Iron-based Oxides For The Photo- And Electrochemical Oxidation Of Water And Organics

The conversion of intermittent solar energy into storable hydrogen resources via water splitting is a promising way. to satisfy the future global energy demand and alleviate the environmental and climate concerns. Water oxidation, however, is the bottleneck among the overall reaction due to its endergonic thermodynamics and complicated 4H+/4e" transfer process. Recognizing the challenge, extensive efforts have been made to develop efficient and robust water oxidation catalysts. In order to realize the largescale manufacturing, the catalysts should be synthesized via facile methods, composed of abundant materials, operated under benign conditions, and easily modified on semiconductor.In this thesis, a highly active iron-based water-oxidation catalyst was electrodeposited from neutral CO2/HCO3- solution containing Fe2+. This catalyst (Fe-Ci) produces a current density of 10 mA/cm'2 at an overpotential of 560 mV in the environmentally benign HCO3-/CO32- buffer (pH 9.75). A stable current density of 4 mA/cm2 sustained for at least 18 h was obtained during constant potential electrolysis at 1.30 vs. NHE without resistance compensation. A Tafel slope of 34 mV/dec was obtained for Fe-Ci, which is significantly lower than other reported values for iron-based catalysts. Kinetic analysis reveals a 2e-/2H+ pre-equilibrium process prior to the chemical rate-determining step. Furthermore, Fe-Ci modified hematite also showed improved photocurrents.An alternative approach to direct water-splitting is coupling proton reduction with photochemical selective oxidation of hydrocarbons. Such reaction has more favorable kinetics and can generate valuable chemicals. Due to the excellent stability of the semiconductor and the high selectivity of the molecular catalysts, molecular ruthenium catalysts modified hematite were employed as the composite catalysts in this thesis. The composite catalyst could catalyze the oxidation of thioanisole with nearly 100% conversion efficiency in the presence of visible light and sacrificial reagents.

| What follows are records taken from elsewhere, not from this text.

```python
_F16_CALLS = {}
_F16_CHECK_DUE = set()
KEEP_CORRELATIONS_MAX_BYTES = 1 << 30
KEEP_MIN_DEPTH = 5
# ... 83 lines not shown

        def build(dev):
            out = []
            for i, ch in ((0, None), (1, 16), (2, 16)):
                layer = self.vis[i]
                w, b = packing.fold_bn(layer.conv.weight.detach().cpu().float(), _bn_dict(layer.bn), 0)
                if i == 0:
                    out += [w[:, 0].permute(1, 2, 0).reshape(9, 16).contiguous().to(dev), b.contiguous().to(dev)]
                else:
                    out += [pack(w.unsqueeze(2), 16).to(dev), packing.pad_bias(b).to(dev)]
            last = self.vis[3]
            out += [last.weight.detach().float().reshape(8).contiguous().to(dev), last.bias.detach().float().reshape(1).contiguous().to(dev)]
            return out
        return self._vis_cache.get(self.vis, build, prec)

    def _vis_precision(self) -> str:
        return self.conv_precision

    def _keeps_correlations(self, feats, G, hyp) -> bool:
        if not self.keep_correlations:
            return False
        exact = self.gather_precision != "f16"
        B, V, _, H, W = feats.shape
        D = hyp.shape[1]
        dmin = self.keep_min_depth if self.keep_min_depth is not None else (KEEP_EXACT_MIN_DEPTH if exact else KEEP_MIN_DEPTH)
        if D < dmin or (exact and D <= 4):
            return False
        if (V - 1) * B * D * H * W * (32 if exact else 16) > KEEP_CORRELATIONS_MAX_BYTES:
            return False
        return ops.gather_keeps_correlations(feats, G, hyp)

    def _f16_activations(self) -> bool:
        return self.conv_precision in F16_FORMATS and not isinstance(self.cost_reg, PureTransformerCostReg) and not self._generic_regulariser()

    def _generic_regulariser(self) -> bool:
        return bool(getattr(self.cost_reg, "is_generic", False))

    def _wants_autograd(self, features) -> bool:
        return self.training or (torch.is_grad_enabled() and torch.is_tensor(features) and features.requires_grad)

    def forward(self, features, proj_matrices, depth_values, tmp, position3d=None, _fused: Optional[dict] = None) -> Dict[str, torch.Tensor]:
        if self._wants_autograd(features):
            from .training import stage_forward_train
            assert features.shape[1] == proj_matrices.shape[1], "Different number of images and projection matrices"
            return stage_forward_train(self, features, proj_matrices, depth_values, tmp, position3d)
        B, V, C, H, W = features.shape
        assert V == proj_matrices.shape[1], "Different number of images and projection matrices"
        G = self.in_channels
        if G > C:
            raise AssertionError("G must <= C!")
        if C % G != 0:
            raise AssertionError("base_ch=%d must divide the %d feature channels (the reference's .view(B, G, C // G, ...), cost_volume.py:80)" % (G, C))
        feats, code = ops._feat(features)
        hyp = ops._f32c(depth_values)
        if hyp.dim() == 2:
            hyp = hyp[:, :, None, None].expand(B, hyp.shape[1], H, W).contiguous()
        elif hyp.dim() != 4:
            raise ValueError("depth_values must be [B,D] or [B,D,H,W], got shape %s" % (tuple(depth_values.shape),))
        hom = _fused.get("homography") if _fused else None
        if hom is None:
            hom = ops.compose_homography(proj_matrices)
        conf_prev = _fused.get("conf_prev") if _fused and self.view_group is None else None
        nxt = _fused.get("next") if _fused and self.view_group is None and conf_prev is None and hyp.shape[1] >= 3 else None
        vis_params = self._vis_params(feats.device)
        prec = precision_code(self._vis_precision())
        if self.view_group is not None:
            import torch.distributed as dist
            world = dist.get_world_size(self.view_group)
            slab = self._slab_plan(H, world) if self.shard_mode in ("auto", "slab") else None
            if slab is not None and not isinstance(self.cost_reg, PureTransformerCostReg):
                return self._forward_slab(feats, code, hom, hyp, depth_values, G, vis_params, float(tmp), slab)
            volume = self._sharded_volume(feats, code, hom, hyp, G, vis_params)
            split = self._split_activations()
        else:
            split = self._split_activations()
            f16 = self._f16_activations()
            w16 = self.gather_precision == "f16"
            if self._keeps_correlations(feats, G, hyp):
                entropy, corr = ops.warp_corr_entropy_keep(feats, code, hom, hyp, G, exact=not w16)
                vis = ops.vis_weight(entropy, vis_params, prec)
                volume = ops.corr_aggregate(corr, vis, split=split, f16=f16)
                del corr
            else:
                entropy = ops.warp_corr_entropy(feats, code, hom, hyp, G, f16_window=w16)
                vis = ops.vis_weight(entropy, vis_params, prec)
                if f16 and not ops.gather_is_lds_staged(feats, G, hyp):
                    volume = ops.volume_to_f16(ops.warp_corr_aggregate(feats, code, hom, hyp, vis, G, normalise=True)[0])
                else:
                    volume, _ = ops.warp_corr_aggregate(feats, code, hom, hyp, vis, G, normalise=True, split=split, f16=f16)
        out = self._regularise_and_regress(volume, hyp, depth_values, float(tmp), position3d, split=split, conf_prev=conf_prev, nxt=nxt)
        if conf_prev is not None:
            _fused["conf_avg"] = out.pop("_conf_avg")
        if "_next_hyp" in out:
            _fused["next_hyp"] = out.pop("_next_hyp")
        if self._f16_activations():
            self._count_f16_call(feats.device, hyp)
        return out

    @staticmethod
    def _count_f16_call(device, hyp=None):
        key = device.index if device.type == "cuda" else -1
        n = _F16_CALLS[key] = _F16_CALLS.get(key, 0) + 1
        due = bool(F16_SATURATION_CHECK_EVERY) and (n == 8 or n % F16_SATURATION_CHECK_EVERY == 0 or key in _F16_CHECK_DUE)
        if not due:
            return
        if device.type == "cuda" and torch.cuda.is_current_stream_capturing():
            _F16_CHECK_DUE.add(key)
            return
        _F16_CHECK_DUE.discard(key)
        check_f16_saturation(device)
        if hyp is not None:
            check_hypothesis_conditioning(hyp)

    def _split_activations(self) -> bool:
        return self.conv_precision == "bf16x3" and not isinstance(self.cost_reg, PureTransformerCostReg) and not self._generic_regulariser()

    def _head_mode(self, D):
        conf_n = 0
        if self.depth_type == "ce":
            mode = _lib.HEAD_CE_TRAIN if self.training else _lib.HEAD_CE_EVAL
        else:
            mode = _lib.HEAD_REG
            conf_n = 4 if D >= 32 else (3 if D == 16 else (2 if D == 8 else 0))
        return mode, conf_n

    def _regularise_and_regress(self, volume, hyp, depth_values, tmp, position3d=None, split=False, conf_prev=None, nxt=None) -> Dict[str, torch.Tensor]:
        D = hyp.shape[1]
        pcode = _lib.PREC_BF16X3_SPLIT if split else precision_code(self.conv_precision)
        mfma = self.conv_precision in MFMA_FORMATS
        mode, conf_n = self._head_mode(D)
        conf_avg = None

        def head(logits):
            if nxt is not None:
                return ops.softmax_regress_schedule(logits, hyp, tmp, mode, conf_n, self.return_prob_volumes, int(nxt[0]), float(nxt[1]))
            return ops.softmax_regress(logits, hyp, tmp, mode, conf_n, self.return_prob_volumes, conf_prev=conf_prev)

        if isinstance(self.cost_reg, PureTransformerCostReg):
            prob_volume_pre = self.cost_reg.logits_cl(volume, position3d)
            depth, conf, prob_volume, *rest = head(prob_volume_pre)
        elif self._generic_regulariser():
            prob_volume_pre = self.cost_reg.logits_cl_generic(volume)
            depth, conf, prob_volume, *rest = head(prob_volume_pre)
        else:
            ws, bs, prob_w, prob_b = self.cost_reg.packed_all(volume.device, self.conv_precision)
            if self.cost_reg.prob_ksize == 1 and mfma and self.fuse_prob_head:
                prob_volume_pre = ops.regnet_logits(self.cost_reg.kind, volume, ws, bs, prob_w, prob_b, pcode)
                depth, conf, prob_volume, *rest = head(prob_volume_pre)
            elif self.cost_reg.prob_ksize == 3 and mfma:
                feat_cl = ops.regnet(self.cost_reg.kind, volume, ws, bs, pcode)
                prob_volume_pre = ops.conv3d_logits(feat_cl, prob_w, prob_b, pcode)
                depth, conf, prob_volume, *rest = head(prob_volume_pre)
            else:
                feat_cl = ops.regnet(self.cost_reg.kind, volume, ws, bs, pcode)
                if split:
                    feat_cl = ops.from_split(feat_cl)
                elif feat_cl.dtype == torch.float16:
                    feat_cl = feat_cl.float()
                depth, conf, prob_volume, prob_volume_pre = ops.prob_regress(
                    feat_cl, prob_w, prob_b, self.cost_reg.prob_ksize, hyp, tmp, mode, conf_n, self.return_prob_volumes)
                rest = []
                if conf_prev is not None:
                    rest = [ops.confidence_average(list(conf_prev) + [conf], conf.shape[-2], conf.shape[-1])]
        out = {"depth": depth, "prob_volume": prob_volume, "photometric_confidence": conf,
               "depth_values": depth_values, "prob_volume_pre": prob_volume_pre}
        if conf_prev is not None:
            out["_conf_avg"] = rest[0]
        elif nxt is not None and rest:
            out["_next_hyp"] = rest[0]
        return out

    MAX_CACHED_SHAPES = 2
# ... 131 lines not shown
```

The composite also showed 5 times higher efficiency than the system with molecular catalysts and hematite particles just dispersed in the case of benzyl alcohol dehydrogenation. A photoelectrochemical cell based on molecular ruthenium catalysts modified hematite photoanode was further fabricated and exhibited improved photocurrent towards the selective oxidation of organics.